→ **DIRECTIONS FOR THIS TASK**
Look through the material below and give the number of lines holding "blockIdx", with no other words.
Top of SUPPLIED RECORDS
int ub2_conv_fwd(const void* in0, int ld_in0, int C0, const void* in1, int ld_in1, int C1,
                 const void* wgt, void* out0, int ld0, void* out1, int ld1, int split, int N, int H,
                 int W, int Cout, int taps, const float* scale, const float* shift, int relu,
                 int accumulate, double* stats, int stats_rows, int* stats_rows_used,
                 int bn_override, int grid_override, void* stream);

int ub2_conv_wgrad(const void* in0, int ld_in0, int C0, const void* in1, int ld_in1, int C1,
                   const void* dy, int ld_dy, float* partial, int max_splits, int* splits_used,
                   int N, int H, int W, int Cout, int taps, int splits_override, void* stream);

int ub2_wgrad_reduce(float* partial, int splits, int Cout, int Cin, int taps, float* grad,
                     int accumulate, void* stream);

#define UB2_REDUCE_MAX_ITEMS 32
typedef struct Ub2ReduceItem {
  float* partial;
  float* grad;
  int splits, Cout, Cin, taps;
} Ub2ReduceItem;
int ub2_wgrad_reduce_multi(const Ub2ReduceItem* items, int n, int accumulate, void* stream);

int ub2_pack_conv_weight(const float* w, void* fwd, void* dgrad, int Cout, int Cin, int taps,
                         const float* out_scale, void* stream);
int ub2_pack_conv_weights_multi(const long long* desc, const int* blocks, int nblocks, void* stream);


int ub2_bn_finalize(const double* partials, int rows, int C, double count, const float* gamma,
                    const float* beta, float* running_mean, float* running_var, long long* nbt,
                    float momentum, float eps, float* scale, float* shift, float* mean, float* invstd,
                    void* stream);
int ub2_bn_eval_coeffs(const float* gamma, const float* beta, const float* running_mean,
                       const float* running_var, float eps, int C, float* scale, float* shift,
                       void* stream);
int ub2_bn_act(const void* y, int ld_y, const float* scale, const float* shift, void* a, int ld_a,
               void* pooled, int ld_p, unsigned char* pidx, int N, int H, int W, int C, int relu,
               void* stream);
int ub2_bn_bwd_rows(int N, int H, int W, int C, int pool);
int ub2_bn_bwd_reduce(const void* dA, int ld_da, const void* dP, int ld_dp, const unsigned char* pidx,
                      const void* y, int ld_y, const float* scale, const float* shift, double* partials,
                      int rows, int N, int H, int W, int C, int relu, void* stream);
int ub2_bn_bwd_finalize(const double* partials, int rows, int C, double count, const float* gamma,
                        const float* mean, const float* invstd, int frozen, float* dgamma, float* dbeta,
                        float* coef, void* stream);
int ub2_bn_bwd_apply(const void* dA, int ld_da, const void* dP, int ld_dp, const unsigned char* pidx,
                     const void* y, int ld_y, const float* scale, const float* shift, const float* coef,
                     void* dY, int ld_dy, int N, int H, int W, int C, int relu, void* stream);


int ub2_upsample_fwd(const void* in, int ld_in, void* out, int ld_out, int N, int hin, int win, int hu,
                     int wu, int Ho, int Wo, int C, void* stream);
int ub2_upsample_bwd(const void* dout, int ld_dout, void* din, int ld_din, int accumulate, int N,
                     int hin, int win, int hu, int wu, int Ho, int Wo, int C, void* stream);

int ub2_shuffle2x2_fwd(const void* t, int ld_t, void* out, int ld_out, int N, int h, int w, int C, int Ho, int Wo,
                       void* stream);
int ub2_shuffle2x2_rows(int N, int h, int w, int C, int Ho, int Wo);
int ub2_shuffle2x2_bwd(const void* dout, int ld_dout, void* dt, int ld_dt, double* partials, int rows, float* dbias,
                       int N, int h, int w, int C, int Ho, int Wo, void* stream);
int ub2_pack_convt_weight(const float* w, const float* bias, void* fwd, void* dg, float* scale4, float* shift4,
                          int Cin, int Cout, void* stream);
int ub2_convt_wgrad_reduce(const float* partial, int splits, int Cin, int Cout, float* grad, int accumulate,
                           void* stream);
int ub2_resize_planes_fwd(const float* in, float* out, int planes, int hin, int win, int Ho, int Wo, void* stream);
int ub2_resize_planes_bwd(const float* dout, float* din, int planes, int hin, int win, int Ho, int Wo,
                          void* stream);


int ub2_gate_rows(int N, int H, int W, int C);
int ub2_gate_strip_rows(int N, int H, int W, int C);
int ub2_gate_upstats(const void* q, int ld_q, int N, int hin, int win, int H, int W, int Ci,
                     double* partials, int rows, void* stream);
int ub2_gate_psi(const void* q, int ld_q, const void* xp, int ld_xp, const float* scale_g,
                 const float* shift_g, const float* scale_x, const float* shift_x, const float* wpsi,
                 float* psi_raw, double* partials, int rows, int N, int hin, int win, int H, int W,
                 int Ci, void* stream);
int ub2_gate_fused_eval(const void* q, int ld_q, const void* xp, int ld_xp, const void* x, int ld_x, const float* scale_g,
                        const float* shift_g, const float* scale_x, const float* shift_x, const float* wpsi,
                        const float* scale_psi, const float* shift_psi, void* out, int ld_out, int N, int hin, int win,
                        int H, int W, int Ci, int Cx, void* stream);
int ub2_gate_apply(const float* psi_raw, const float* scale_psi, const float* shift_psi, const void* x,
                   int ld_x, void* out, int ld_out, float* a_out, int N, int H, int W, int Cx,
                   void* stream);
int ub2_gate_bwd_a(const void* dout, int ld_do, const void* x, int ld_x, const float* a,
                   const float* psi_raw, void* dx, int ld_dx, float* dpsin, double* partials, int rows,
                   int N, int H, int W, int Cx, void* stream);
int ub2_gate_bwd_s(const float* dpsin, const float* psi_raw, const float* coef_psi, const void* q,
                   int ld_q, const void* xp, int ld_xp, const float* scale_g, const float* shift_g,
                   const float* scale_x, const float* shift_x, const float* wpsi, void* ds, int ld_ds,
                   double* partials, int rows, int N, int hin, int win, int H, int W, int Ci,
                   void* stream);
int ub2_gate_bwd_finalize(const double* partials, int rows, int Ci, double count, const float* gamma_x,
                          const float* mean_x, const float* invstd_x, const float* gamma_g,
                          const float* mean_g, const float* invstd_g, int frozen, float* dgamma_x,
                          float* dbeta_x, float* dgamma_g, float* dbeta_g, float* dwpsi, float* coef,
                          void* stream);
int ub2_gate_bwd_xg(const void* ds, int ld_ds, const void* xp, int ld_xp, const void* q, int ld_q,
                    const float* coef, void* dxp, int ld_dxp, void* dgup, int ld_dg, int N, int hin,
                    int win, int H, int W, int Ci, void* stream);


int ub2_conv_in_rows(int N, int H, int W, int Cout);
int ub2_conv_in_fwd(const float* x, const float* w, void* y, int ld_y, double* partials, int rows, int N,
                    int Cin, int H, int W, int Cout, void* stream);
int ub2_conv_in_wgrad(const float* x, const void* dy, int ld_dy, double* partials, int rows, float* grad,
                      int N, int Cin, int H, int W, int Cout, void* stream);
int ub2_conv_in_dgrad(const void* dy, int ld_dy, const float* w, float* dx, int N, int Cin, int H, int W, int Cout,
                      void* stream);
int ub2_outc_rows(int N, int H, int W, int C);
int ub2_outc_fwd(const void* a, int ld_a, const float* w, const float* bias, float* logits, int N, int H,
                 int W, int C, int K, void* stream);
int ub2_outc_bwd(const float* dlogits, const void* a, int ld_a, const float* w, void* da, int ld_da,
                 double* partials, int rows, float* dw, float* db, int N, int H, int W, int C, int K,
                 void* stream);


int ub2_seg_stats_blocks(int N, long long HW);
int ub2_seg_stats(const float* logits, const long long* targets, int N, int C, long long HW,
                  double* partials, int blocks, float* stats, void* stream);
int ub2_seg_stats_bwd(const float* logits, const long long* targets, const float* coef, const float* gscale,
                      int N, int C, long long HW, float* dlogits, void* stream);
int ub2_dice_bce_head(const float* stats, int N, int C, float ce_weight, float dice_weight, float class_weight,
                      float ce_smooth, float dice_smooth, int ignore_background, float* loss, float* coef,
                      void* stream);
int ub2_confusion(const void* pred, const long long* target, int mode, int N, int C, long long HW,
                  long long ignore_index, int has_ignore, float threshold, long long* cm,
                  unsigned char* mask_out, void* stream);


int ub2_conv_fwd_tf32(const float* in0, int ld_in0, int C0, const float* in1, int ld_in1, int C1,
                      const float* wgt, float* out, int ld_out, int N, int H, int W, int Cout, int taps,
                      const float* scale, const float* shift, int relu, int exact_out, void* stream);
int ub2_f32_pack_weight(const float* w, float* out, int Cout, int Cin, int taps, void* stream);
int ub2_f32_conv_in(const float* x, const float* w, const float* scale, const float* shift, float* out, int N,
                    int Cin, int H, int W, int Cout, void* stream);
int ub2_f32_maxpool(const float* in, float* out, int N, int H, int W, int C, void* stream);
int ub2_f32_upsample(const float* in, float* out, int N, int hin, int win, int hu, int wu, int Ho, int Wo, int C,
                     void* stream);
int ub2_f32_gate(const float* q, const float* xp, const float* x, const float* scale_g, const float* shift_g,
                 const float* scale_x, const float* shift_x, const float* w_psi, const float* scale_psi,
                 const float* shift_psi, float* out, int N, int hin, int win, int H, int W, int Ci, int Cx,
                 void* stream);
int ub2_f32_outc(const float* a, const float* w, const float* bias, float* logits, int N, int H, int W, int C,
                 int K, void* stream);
Bottom of SUPPLIED RECORDS
Top of SUPPLIED RECORDS
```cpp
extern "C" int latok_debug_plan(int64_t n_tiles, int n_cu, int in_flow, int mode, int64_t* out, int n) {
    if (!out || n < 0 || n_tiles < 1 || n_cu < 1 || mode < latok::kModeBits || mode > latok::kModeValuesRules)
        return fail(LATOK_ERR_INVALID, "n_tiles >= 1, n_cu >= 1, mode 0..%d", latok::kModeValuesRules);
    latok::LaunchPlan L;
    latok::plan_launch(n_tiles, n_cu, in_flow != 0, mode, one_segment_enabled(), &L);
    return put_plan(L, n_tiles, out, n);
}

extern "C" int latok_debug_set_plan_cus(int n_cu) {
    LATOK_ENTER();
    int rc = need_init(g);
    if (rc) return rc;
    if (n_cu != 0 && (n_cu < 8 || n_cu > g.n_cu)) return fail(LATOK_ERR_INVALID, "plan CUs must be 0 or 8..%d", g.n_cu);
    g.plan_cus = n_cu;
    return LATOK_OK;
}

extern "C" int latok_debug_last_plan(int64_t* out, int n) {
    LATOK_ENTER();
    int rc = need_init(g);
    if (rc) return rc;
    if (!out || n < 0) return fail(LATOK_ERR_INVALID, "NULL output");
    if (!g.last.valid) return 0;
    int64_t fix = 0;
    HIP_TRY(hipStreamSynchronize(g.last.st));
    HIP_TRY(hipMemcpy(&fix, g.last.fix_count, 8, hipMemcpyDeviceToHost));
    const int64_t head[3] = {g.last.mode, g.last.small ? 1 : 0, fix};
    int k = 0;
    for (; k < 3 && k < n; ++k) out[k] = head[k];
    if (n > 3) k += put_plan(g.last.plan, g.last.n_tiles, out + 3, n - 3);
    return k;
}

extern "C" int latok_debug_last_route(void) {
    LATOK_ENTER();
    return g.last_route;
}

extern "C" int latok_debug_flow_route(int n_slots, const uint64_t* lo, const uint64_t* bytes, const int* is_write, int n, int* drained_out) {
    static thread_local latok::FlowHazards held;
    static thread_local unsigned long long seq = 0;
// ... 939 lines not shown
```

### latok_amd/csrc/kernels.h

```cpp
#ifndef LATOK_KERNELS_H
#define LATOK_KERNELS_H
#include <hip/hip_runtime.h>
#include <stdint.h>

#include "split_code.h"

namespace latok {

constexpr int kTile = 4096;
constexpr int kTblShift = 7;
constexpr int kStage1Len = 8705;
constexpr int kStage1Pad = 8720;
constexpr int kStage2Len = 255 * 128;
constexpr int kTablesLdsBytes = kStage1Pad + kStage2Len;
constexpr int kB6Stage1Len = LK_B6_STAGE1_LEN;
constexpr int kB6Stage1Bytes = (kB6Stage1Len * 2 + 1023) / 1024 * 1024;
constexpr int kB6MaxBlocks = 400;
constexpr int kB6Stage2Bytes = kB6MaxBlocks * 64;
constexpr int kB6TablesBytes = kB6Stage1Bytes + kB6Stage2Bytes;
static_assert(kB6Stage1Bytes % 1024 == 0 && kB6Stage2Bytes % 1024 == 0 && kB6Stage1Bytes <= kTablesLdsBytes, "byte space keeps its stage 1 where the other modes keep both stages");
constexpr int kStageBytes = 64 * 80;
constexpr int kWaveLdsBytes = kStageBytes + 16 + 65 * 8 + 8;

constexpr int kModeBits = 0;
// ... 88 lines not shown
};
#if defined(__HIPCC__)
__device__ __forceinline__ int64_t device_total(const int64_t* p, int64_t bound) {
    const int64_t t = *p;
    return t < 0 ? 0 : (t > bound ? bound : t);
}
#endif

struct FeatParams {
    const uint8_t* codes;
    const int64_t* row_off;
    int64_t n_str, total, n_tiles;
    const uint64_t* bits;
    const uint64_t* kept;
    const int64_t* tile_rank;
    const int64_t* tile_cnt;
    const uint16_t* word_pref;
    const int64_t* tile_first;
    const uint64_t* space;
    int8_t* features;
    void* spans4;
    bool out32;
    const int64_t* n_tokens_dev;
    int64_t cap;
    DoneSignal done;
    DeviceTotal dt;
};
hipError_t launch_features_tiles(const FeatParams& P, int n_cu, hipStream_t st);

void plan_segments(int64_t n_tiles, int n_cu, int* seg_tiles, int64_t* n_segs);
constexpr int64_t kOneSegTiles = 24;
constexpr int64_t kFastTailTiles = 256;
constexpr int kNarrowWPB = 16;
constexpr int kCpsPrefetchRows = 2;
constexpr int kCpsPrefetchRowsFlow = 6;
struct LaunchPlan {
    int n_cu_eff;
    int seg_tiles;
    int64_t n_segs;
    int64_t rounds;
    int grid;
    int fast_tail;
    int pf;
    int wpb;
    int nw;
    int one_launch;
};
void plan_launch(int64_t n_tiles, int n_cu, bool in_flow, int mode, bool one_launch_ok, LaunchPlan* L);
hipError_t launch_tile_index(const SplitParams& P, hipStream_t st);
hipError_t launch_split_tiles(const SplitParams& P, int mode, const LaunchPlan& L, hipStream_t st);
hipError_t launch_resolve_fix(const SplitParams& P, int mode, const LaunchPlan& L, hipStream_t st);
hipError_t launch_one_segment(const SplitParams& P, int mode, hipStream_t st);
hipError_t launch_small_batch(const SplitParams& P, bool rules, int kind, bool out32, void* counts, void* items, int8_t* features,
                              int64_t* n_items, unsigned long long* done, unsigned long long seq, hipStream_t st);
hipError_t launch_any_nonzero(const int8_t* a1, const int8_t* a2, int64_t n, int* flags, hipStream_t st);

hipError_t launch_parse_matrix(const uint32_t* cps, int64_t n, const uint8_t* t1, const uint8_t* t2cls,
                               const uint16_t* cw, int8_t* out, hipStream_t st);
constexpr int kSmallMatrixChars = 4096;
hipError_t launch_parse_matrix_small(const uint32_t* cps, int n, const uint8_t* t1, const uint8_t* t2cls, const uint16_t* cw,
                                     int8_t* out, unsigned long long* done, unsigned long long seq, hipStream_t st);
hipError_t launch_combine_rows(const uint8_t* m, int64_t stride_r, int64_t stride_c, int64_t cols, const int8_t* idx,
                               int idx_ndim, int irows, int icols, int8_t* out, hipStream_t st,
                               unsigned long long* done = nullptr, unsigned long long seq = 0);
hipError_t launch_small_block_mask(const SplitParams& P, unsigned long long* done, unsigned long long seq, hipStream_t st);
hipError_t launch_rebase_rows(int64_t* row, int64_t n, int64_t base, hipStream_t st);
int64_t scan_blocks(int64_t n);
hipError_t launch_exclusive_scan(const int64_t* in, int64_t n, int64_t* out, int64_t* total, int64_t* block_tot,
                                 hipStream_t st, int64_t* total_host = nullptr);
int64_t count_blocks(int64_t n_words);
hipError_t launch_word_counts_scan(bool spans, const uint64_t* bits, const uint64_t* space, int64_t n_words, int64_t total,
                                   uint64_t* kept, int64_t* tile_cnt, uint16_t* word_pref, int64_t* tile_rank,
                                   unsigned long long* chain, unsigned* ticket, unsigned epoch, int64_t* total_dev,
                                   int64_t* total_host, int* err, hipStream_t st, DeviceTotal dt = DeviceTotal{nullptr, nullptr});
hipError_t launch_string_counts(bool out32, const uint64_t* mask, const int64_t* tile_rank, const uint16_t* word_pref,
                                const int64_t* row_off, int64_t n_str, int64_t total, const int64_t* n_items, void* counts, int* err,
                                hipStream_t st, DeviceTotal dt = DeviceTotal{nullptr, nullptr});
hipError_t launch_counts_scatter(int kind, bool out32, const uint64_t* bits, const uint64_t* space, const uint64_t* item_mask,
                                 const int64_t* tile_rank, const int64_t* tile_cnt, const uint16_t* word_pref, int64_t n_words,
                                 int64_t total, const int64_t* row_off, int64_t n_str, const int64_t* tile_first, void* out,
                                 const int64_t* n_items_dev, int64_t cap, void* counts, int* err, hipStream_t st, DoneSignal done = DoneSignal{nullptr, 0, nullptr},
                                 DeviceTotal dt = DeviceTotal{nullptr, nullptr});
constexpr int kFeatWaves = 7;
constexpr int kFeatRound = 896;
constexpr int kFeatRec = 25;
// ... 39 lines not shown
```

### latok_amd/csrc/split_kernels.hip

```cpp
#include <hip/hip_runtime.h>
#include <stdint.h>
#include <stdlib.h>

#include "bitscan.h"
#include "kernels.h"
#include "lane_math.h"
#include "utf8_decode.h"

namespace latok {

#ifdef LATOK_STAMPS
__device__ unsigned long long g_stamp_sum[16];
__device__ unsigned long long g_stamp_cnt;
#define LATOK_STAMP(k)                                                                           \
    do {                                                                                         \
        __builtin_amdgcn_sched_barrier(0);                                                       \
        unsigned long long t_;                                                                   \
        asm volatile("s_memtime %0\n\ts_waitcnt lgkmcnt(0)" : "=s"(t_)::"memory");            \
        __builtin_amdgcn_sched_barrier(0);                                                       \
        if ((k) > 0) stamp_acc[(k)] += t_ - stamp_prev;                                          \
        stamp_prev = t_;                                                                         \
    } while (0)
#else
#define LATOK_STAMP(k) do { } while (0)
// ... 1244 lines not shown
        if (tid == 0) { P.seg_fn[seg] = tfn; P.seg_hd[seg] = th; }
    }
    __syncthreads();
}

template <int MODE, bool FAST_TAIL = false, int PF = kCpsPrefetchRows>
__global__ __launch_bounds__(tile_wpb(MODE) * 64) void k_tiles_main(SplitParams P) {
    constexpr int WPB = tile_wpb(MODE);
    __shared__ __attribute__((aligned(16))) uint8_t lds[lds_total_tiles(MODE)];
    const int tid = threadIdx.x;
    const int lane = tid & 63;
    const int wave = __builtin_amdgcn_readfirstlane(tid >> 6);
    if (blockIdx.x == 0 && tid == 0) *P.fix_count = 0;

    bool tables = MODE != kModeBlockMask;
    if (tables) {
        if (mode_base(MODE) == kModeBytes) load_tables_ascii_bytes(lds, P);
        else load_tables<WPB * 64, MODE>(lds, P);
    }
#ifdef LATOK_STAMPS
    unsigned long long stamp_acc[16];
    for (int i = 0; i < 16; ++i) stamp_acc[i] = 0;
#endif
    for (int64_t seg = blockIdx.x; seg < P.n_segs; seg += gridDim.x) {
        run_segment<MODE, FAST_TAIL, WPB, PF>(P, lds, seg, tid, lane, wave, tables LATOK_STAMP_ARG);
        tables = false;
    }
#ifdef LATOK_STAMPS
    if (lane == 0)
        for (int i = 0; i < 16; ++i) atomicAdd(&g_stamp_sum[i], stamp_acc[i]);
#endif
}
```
Bottom of SUPPLIED RECORDS
→ **OUTPUT**
2